# Jamming Space questions?



## Toogy (Apr 16, 2009)

I just recently quit my band and I'm looking at starting up a new one with the bass player & singer from the previous band.

We don't have a place to jam now though as we used to jam at the other guitar players house. I know I don't have any place for us to jam at my house and pretty sure the bass player is the same.

The idea that I came up with was for us to jam in the basement of the commercial store front that I currently rent for my photography studio. 

I was wondering if anyone had any experience with trying something like this? There are tenants in the upstairs apartments, but I would guess that's a good 50 feet above the basement. It is a pretty old building with a brick wall basement.

Any tips or advice?

Thanks


----------



## greco (Jul 15, 2007)

I'm betting that the biggest problem is going to be preventing the low frequncy sound(s) from "spreading" through the building.

Cheers

Dave


----------



## Budda (May 29, 2007)

I'd talk to the tenants and ask if they're ok with it, do a quick at-volume trial to see if they can hear it - if all goes well, proceed.


----------



## hollowbody (Jan 15, 2008)

I almost guarantee you that the drums will be heard. Ditto with bass.

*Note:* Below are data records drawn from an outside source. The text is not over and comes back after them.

template <typename DC, int AL16, bool FIRSTB = false>
__device__ __forceinline__ void dl_round(DC& c, const SolveArgs& a, int J, int lane, int ch, int d, bool own, int64_t pb,
                                         double* stg, const DlStore<DC::NN, DC::KM, DC::DD, AL16>& sm,
                                         __amdgpu_buffer_rsrc_t out) {
  constexpr int N = DC::NN, KMAX = DC::KM, D = DC::DD;
  constexpr int H = N / 2, F = H - 1, K = KMAX, V = K + 1;
  const double T = c.Tj(J), tinv = rcp(T);
  double v[F];
  if constexpr (FIRSTB) {
#pragma unroll
    for (int b = 0; b < F; ++b) v[b] = c.Y[b];
  } else {
    const double rho = T * c.tin;
    double rp = rho;
#pragma unroll
    for (int b = 0; b < F; ++b) {
      v[b] = rp * c.Y[b];
      rp *= rho;
    }
  }
  using SH = DlShape<N, KMAX, D>;
  double y[F];
  if (FIRSTB || J >= DC::J0) {
    if constexpr (DC::GG) {
      double vb[F];
#pragma unroll
      for (int b = 0; b < F; ++b) vb[b] = c.pinned(J + 1, b) ? 0.0 : v[b];
      c.bstep(J, vb, y);
    } else {
      c.bstep(J, v, y);
    }
  } else {
#pragma unroll
    for (int k = 0; k < F; ++k) y[k] = c.E0s[k];
  }
  if constexpr (DC::GG) {
    double tp = T;
#pragma unroll
    for (int k = 0; k < F; ++k) {
      y[k] = c.pinned(J, k) ? tp * c.fxv(J, k) : y[k];
      tp *= T;
    }
  }
  double occ[N];
  c.segment_row(ch != 0, a.cost_out != nullptr, J, tinv, y, v, occ);
  if (DC::GG && a.free_out && own) {
    double* fo = a.free_out + (pb * D + d) * ((int64_t)V * H) + c.free_off(ch != 0, J);
    const unsigned fr = ~c.pinm(J) & DC::FM;
    double tp = tinv;
#pragma unroll
    for (int k = 0; k < F; ++k) {
      const double x = y[k] * tp;
      if ((fr >> k) & 1u) fo[__builtin_popcount(fr & ((1u << k) - 1u))] = ch ? c.fl(x, k + 1) : x;
      tp *= tinv;
    }
  } else if (DC::EE && a.free_out && own) {
    const int vx = ch ? K - J : J;
    double* fo = a.free_out + (pb * D + d) * ((int64_t)V * H) + (vx == 0 ? 0 : c.nf0a + (vx - 1) * F);
    const unsigned fr = ~c.pinm(J) & DC::FM;
    double tp = tinv;
#pragma unroll
    for (int k = 0; k < F; ++k) {
      const double x = y[k] * tp;
      if ((fr >> k) & 1u) fo[__builtin_popcount(fr & ((1u << k) - 1u))] = ch ? c.fl(x, k + 1) : x;
      tp *= tinv;
    }
  } else if ((J >= 1 || SH::NF0 > 0) && a.free_out && own) {
    const int vx = ch ? K - J : J;
    double* fo = a.free_out + (pb * D + d) * ((int64_t)V * H) +
                 (vx == 0 ? 0 : (vx == K ? SH::NF0 + (K - 1) * F : SH::NF0 + (vx - 1) * F)) - (J == 0 ? SH::PE : 0);
    double tp = tinv;
#pragma unroll
    for (int k = 0; k < F; ++k) {
      const double x = y[k] * tp;
      if (J >= 1 || k >= SH::PE) fo[k] = ch ? c.fl(x, k + 1) : x;
      tp *= tinv;
    }
  }
#pragma unroll
  for (int k = 0; k < F; ++k) c.Y[k] = y[k];
  c.Tn = T;
  c.tin = tinv;
  if (!a.coeffs) return;
  dvec2* o2 = reinterpret_cast<dvec2*>(stg + lane * SH::SROW);
#pragma unroll
  for (int j = 0; j < N / 2; ++j) o2[j] = dvec2{occ[2 * j], occ[2 * j + 1]};
  lds_fence();
  constexpr int NU = DlStore<N, KMAX, D, AL16>::NU;
  constexpr int kAux = DlStore<N, KMAX, D, AL16>::POL;
  if constexpr (AL16) {
    dvec2 w[NU];
#pragma unroll
    for (int u = 0; u < NU; ++u) w[u] = reinterpret_cast<const dvec2*>(stg)[DlStore<N, KMAX, D, AL16>::staged(lane + u * kBlock)];
#pragma unroll
    for (int u = 0; u < NU; ++u)
      __builtin_amdgcn_raw_buffer_store_b128(__builtin_bit_cast(dl_u32x4, w[u]), out, sm.off[u] + J * sm.dlt[u], 0, kAux);
  } else {
    double w[NU];
#pragma unroll
    for (int u = 0; u < NU; ++u) w[u] = stg[DlStore<N, KMAX, D, AL16>::staged(lane + u * kBlock)];
#pragma unroll
    for (int u = 0; u < NU; ++u)
      __builtin_amdgcn_raw_buffer_store_b64(__builtin_bit_cast(dl_u32x2, w[u]), out, sm.off[u] + J * sm.dlt[u], 0, kAux);
  }
  lds_fence();
}

constexpr int kDlFallbackLgLog2 = 4, kDlFallbackTraj = kBlock >> kDlFallbackLgLog2;
template <int N, int R, int D>
__device__ __forceinline__ void dl_fallback(const SolveArgs& a, int64_t pair0, int nvt, uint64_t badl, double* lds) {
  uint32_t badq = 0;
  for (int q = 0; q < nvt; ++q) badq |= dl_traj_any<D>(badl, q) ? 1u << q : 0u;
  const int nb = __builtin_popcount(badq);
  const int slot = threadIdx.x >> kDlFallbackLgLog2;
  for (int base = 0; base < nb; base += kDlFallbackTraj) {
    const int k = base + slot;
    uint32_t m = badq;
    for (int i = 0; i < k && m; ++i) m &= m - 1u;
    const bool valid = k < nb;
    const int q = valid ? __builtin_ctz(m) : 0;
    solve_fused_slots<N, R>(a, kDlFallbackLgLog2, pair0 + q, valid, lds);
    __syncthreads();
  }
}

template <int N, int KMAX, int D>
struct DlWave {
  using SH = DlShape<N, KMAX, D>;
  static constexpr int H = N / 2, K = KMAX, V = K + 1;
  int lane, t, r2, ch, d, tq, partner, nvt, trl;
  bool valid;
  int64_t pair0, pb;
  double tscale;
  __amdgpu_buffer_rsrc_t rv, rt, rm;
  int vo, vs, to, ts, mo, ms;
  __device__ __forceinline__ DlWave(const SolveArgs& a, int tpw, int lane_id) {
    lane = lane_id;
    t = lane / (2 * D);
    r2 = lane - t * (2 * D);
    ch = r2 >= D ? 1 : 0;
    d = r2 - ch * D;
    tq = t < SH::TPW ? t : 0;
    partner = ch ? lane - D : lane + D;
    pair0 = (int64_t)blockIdx.x * tpw;
    const int64_t pair = pair0 + t;
    valid = t < tpw && pair < a.B;
    pb = valid ? pair : pair0;
    nvt = (int)(a.B - pair0 < tpw ? a.B - pair0 : tpw);
    const int64_t nc = a.n_cand;
    const int64_t tr0 = nc == 1 ? pair0 : pair0 / nc;
    trl = (int)((nc == 1 ? pb : pb / nc) - tr0);
    const int64_t ntr = nc == 1 ? a.B : (a.B + nc - 1) / nc;
    const int ntw = (int)(ntr - tr0 < SH::TPW ? ntr - tr0 : SH::TPW);
    rv = dl_rsrc(a.values + tr0 * (V * H * D), (uint32_t)(ntw * V * H * D * 8));
    rt = dl_rsrc(a.times + tr0 * K, (uint32_t)(ntw * K * 8));
    rm = dl_rsrc(a.mask + tr0 * V, (uint32_t)(ntw * V));
    tscale = a.scales ? a.scales[pb % nc] : 1.0;
    vo = (trl * (V * H * D) + (ch ? K * H * D : 0) + d) * 8;
    vs = ch ? -(H * D * 8) : H * D * 8;
    to = (trl * K + (ch ? K - 1 : 0)) * 8;
    ts = ch ? -8 : 8;
    mo = trl * V + (ch ? K : 0);
    ms = ch ? -1 : 1;
  }
  __device__ __forceinline__ unsigned mask(int j) const { return __builtin_amdgcn_raw_buffer_load_b8(rm, mo + j * ms, 0, 0); }
  __device__ __forceinline__ double time(int j, double sc) const {
    return __builtin_bit_cast(double, __builtin_amdgcn_raw_buffer_load_b64(rt, to + j * ts, 0, 0)) * sc;
  }
  __device__ __forceinline__ double value(int j, int k) const {
    return __builtin_bit_cast(double, __builtin_amdgcn_raw_buffer_load_b64(rv, vo + j * vs + k * D * 8, 0, 0));
  }
};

If you have a drop ceiling in the basement, maybe try to stick some insulation up there, but yeah, drums are loud. I used to live in a 3 storey house and we had a kit in the basement and on the 3rd floor I could hear them well enough to tell you what song was being played.

I'd second the recommendation to try them at full tilt with the neighbours upstairs and see if they think it will be intrusive or not.

For the bass, get it up off the floor and away from walls. It'll sound like a turd set-up that way, but otherwise the walls and floor will just reinforce the bass. Try sitting the amp on hockey pucks or something else rubbery underneath to de-couple it from the floor and move it out to the middle of the room. Awkward set-up, but them's the breaks.


----------



## RIFF WRATH (Jan 22, 2007)

where are you located????


----------



## Toogy (Apr 16, 2009)

St. Thomas, Ontario


----------



## zontar (Oct 25, 2007)

Also, depending on how any heating and ventilation is set up you could get sound traveling through that way.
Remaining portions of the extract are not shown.